O ano de 2022 está a ser considerado um dos melhores anos de sempre na área de Industrial e Logística, qual o balanço e previsões da consultora para este ano?

O ano de 2022 destacou-se claramente no investimento no setor Industrial e Logístico atingindo um recorde histórico. Foram investidos mais de 600 milhões de euros neste sector até setembro compreendendo a transação de 60 ativos. Para tal contribuiu, em particular, a venda de três portefólios, mas também algumas operações avulso incluindo  de forward purchase e sale and leaseback.

No entanto, após o Verão, o ambiente macroeconómico e de investimento mudou substancialmente com a subida abrupta das taxas de juro. De facto, o atual contexto de elevada incerteza e consequente subida de preços está a prolongar algumas negociações e até a suspender outras. Antecipamos assim um abrandamento da atividade de investimento nos próximos meses mas ainda prevemos o fecho de alguns negócios até ao final do ano.

Até setembro, foram canalizados 1.800 milhões de euros para o imobiliário comercial de rendimento. Provavelmente não se vão atingir os 3.000 milhões de euros mas o valor será aproximado.

Em termos gerais que análise faz do mercado imobiliário nos últimos anos?

O mercado de investimento em imobiliário comercial evoluiu de forma expressiva ao longo da última década. Antes da pandemia da Covid-19 o mercado estava num novo patamar na ordem dos 3.000 milhões de euros/ ano, o que contrasta com volumes médios anuais na ordem dos 1.200 milhões de euros antes da Grande Crise Financeira.

Após a Grande Crise Financeira os ativos imobiliários passaram a estar no leque de um número muito mais alargado de investidores, quer por uma estratégia de diversificação de carteiras quer porque, de um modo geral, os ativos imobiliários revelam-se mais resilientes face a outras alternativas de investimento como ações ou obrigações.

Paralelamente verificou-se uma maior diversificação no leque de ativos alvo de investimento. O investimento no passado incidia predominantemente sobre ativos de escritórios, retalho e alguma hotelaria e hoje em dia verificam-se diversas transações em logística, como já demonstrado, assim como em residências de estudantes, residências para seniores e hospitais.

Fonte CBRE Research

Durante a pandemia verificou-se uma quebra na atividade de investimento que já está a ser recuperada em 2022.

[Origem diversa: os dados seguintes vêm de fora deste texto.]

-  if (int rc = encode_stage(j, j->mrg.cols(n_out), n_out, (uint32_t)h[kSlotMinS1], (uint32_t)(h[kSlotMinS1] >> 32), W, err, small)) return rc;
+  const EncodeSource src{&counters->n_out, small + kSlotTotalIn, n_decoded, clipped};
+  if (int rc = encode_stage(j, j->mrg.cols(N), src, W, err, small, merge_results)) return rc;
   return finish_run(j);
 }
 
@@ -1181,10 +1229,11 @@
     j->kt_end();
     j->launches++;
   }
-  uint64_t h[kSmallSlots];
-  rc = checked_sync(j, h);
-  if (rc) return rc;
-  rc = encode_stage(j, mcols, n, (uint32_t)h[kSlotMinS1], (uint32_t)(h[kSlotMinS1] >> 32), W, err, small);
+  const EncodeSource src{&counters->n_out, nullptr, 0, false};
+  rc = encode_stage(j, mcols, src, W, err, small, [&](const uint64_t*, uint64_t* n_out) {
+    *n_out = n;
+    return (int)B200C_OK;
+  });
   if (rc) return rc;
   j->n_out = n;
   j->stats.num_output_records = n;
diff --git a/toplingdb_b200/csrc/encode.cu b/toplingdb_b200/csrc/encode.cu
--- a/toplingdb_b200/csrc/encode.cu
+++ b/toplingdb_b200/csrc/encode.cu
@@ -399,13 +399,15 @@
   uint16_t nxt[kTT];
   uint32_t disk[kTT];
 };
+__device__ __forceinline__ bool narrow_window(uint32_t max_s1) { return ((uint64_t)max_s1 + 64) * (uint64_t)(kW + 1) < (1ull << 32); }
 template <typename PT>
 __global__ void __launch_bounds__(kEncThreads, sizeof(PT) == 4 ? 3 : 2)
-encode_tables_kernel(KeyCols m, EncodeParams ep, EncodeWork wk, uint64_t n, uint32_t hc, uint16_t* __restrict__ g_nxt,
-                     uint32_t* __restrict__ g_disk, uint32_t* __restrict__ err) {
+encode_tables_kernel(KeyCols m, EncodeParams ep, EncodeWork wk, uint16_t* __restrict__ g_nxt, uint32_t* __restrict__ g_disk,
+                     uint32_t* __restrict__ err) {
   extern __shared__ __align__(16) uint8_t smem_raw[];
   TablesSmem<PT>& s = *reinterpret_cast<TablesSmem<PT>*>(smem_raw);
-  const uint64_t tile = blockIdx.x, wstart = tile * (uint64_t)kTT;
+  const uint64_t n = *wk.enc_n, tile = blockIdx.x, wstart = tile * (uint64_t)kTT;
+  if (wstart >= n || narrow_window(wk.min_s1[1]) != (sizeof(PT) == 4)) return;
   const CutParams cp = make_cut(ep.block_size, ep.block_size_limit, ep.restart_interval);
   build_window(s.w, m, wk.esz, wk.eshared, n, tile, cp.R);
   const uint32_t tl = s.w.wlen < (uint32_t)kTT ? s.w.wlen : (uint32_t)kTT;
@@ -441,6 +443,7 @@
     g_disk[wstart + j] = s.disk[j];
   }
   __syncthreads();
+  const uint32_t hc = *wk.enc_hc;
   for (uint32_t c = threadIdx.x; c < hc; c += kEncThreads) {
     uint32_t x = c, nb = 0;
     uint64_t bytes = 0;
@@ -465,7 +468,7 @@
   __threadfence();
   __syncthreads();
   __shared__ uint32_t s_last;
-  const uint64_t g = tile / kEncGroupTiles, ntiles = (n + kTT - 1) / kTT;
+  const uint64_t g = tile / kEncGroupTiles, ntiles = (*wk.enc_n + kTT - 1) / kTT;
   const uint64_t t0 = g * kEncGroupTiles, t1 = (t0 + kEncGroupTiles) < ntiles ? (t0 + kEncGroupTiles) : ntiles;
   if (threadIdx.x == 0) s_last = atomicAdd(&wk.gdone[g], 1u) + 1 == (uint32_t)(t1 - t0);
   __syncthreads();
@@ -650,6 +653,30 @@
   uint32_t done;
   uint32_t refill;
 };
+__device__ __forceinline__ uint64_t cross_rows(const TileRow* cache, uint64_t first, uint64_t i, uint64_t end, uint64_t span, uint32_t hc,
+                                               uint64_t n, uint64_t next_ev, bool cut_files, uint64_t fmax, WalkState& st,
+                                               TileState* __restrict__ states, uint32_t* __restrict__ flags) {
+  if (i < first || i >= end) return i;
+  uint64_t base = i * span;
+  if (st.a < base || st.a - base >= hc) return i;
+  uint32_t cc = (uint32_t)(st.a - base), row = (uint32_t)(i - first) * hc;
+  while (i < end) {
+    const TileRow r = cache[row + cc];
+    const uint64_t ex = base + r.exit;
+    if (r.exit == 0xffffffffu || (cut_files && st.foff + r.bytes >= fmax) || ex >= n || next_ev <= ex) break;
+    states[i] = TileState{st.a, st.blk, st.foff, st.f, 0};
+    if (flags) flags[i] = 0;
+    st.a = ex;
+    st.blk += r.nblk;
+    st.foff += r.bytes;
+    i++;
+    base += span;
+    row += hc;
+    if (ex < base || ex - base >= hc) break;
+    cc = (uint32_t)(ex - base);
+  }
+  return i;
+}
 template <typename T, int kDepth>
 __device__ __forceinline__ void coop_copy_cg(T* __restrict__ dst, const T* __restrict__ src, uint32_t n) {
   const uint32_t nt = blockDim.x;
@@ -668,11 +695,13 @@
   }
 }
 __global__ void __launch_bounds__(kEncThreads)
-encode_stitch_kernel(KeyCols m, EncodeParams ep, EncodeWork wk, uint64_t n, uint64_t ntiles, uint32_t hc, uint32_t cache_bytes,
-                     uint32_t* __restrict__ err, uint32_t attempt, uint32_t* __restrict__ sflag, uint32_t timeout_ns) {
+encode_stitch_kernel(KeyCols m, EncodeParams ep, EncodeWork wk, uint32_t cache_bytes, uint32_t* __restrict__ err, uint32_t attempt,
+                     uint32_t* __restrict__ sflag, uint32_t timeout_ns) {
   extern __shared__ __align__(16) uint8_t smem_raw[];
   StitchSmem& s = *reinterpret_cast<StitchSmem*>(smem_raw);
   if (attempt == 2 && *reinterpret_cast<volatile uint32_t*>(sflag) != 0) return;
+  const uint64_t n = *wk.enc_n, ntiles = (n + kTT - 1) / kTT;
+  const uint32_t hc = *wk.enc_hc;
   bool first_wait = attempt == 1;
   TileRow* gcache = reinterpret_cast<TileRow*>(smem_raw + ((sizeof(StitchSmem) + 15) & ~(size_t)15));
   TileRow* tcache = gcache + cache_bytes / sizeof(TileRow);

O que perspetiva para um futuro a médio e longo prazo no mercado imobiliário e em particular neste segmento?

No imobiliário comercial de rendimento, a dinâmica do mercado vai depender muito da velocidade a que  vendedores assimilarem a correção de preços decorrente da subida das taxas de juro e do risco maior devido a uma eventual recessão.

Deste modo prevemos um período inicial de forte desaceleramento da atividade de investimento, associado a um desencontro de expetativas de preço entre compradores e vendedores, seguido de um retomar progressivo da atividade quando esse ajustamento ocorrer. Uma subida das taxas de juro e um maior clima de incerteza reflete-se inevitavelmente num aumento das taxas de rentabilidade. Desde o final do verão, verificámos subidas entre 25 e 50 pontos base (pb) na maioria das classes de ativos. Até ao final do ano é possível que se verifiquem acréscimos adicionais de 25 pb, e estima-se que poderão ocorrer mais na primeira metade de 2023.

No setor industrial e logístico em particular, deveremos observar no próximo ano uma redução do volume de investimento, dada a elevada rotação verificada em 2022. No entanto deverá haver um investimento substancial a nível de promoção de novos edifícios. Existe atualmente uma enorme escassez de produto para arrendamento e há diversos investidores a querer entrar neste setor e uma forte liquidez pronta para investir neste sector em Portugal.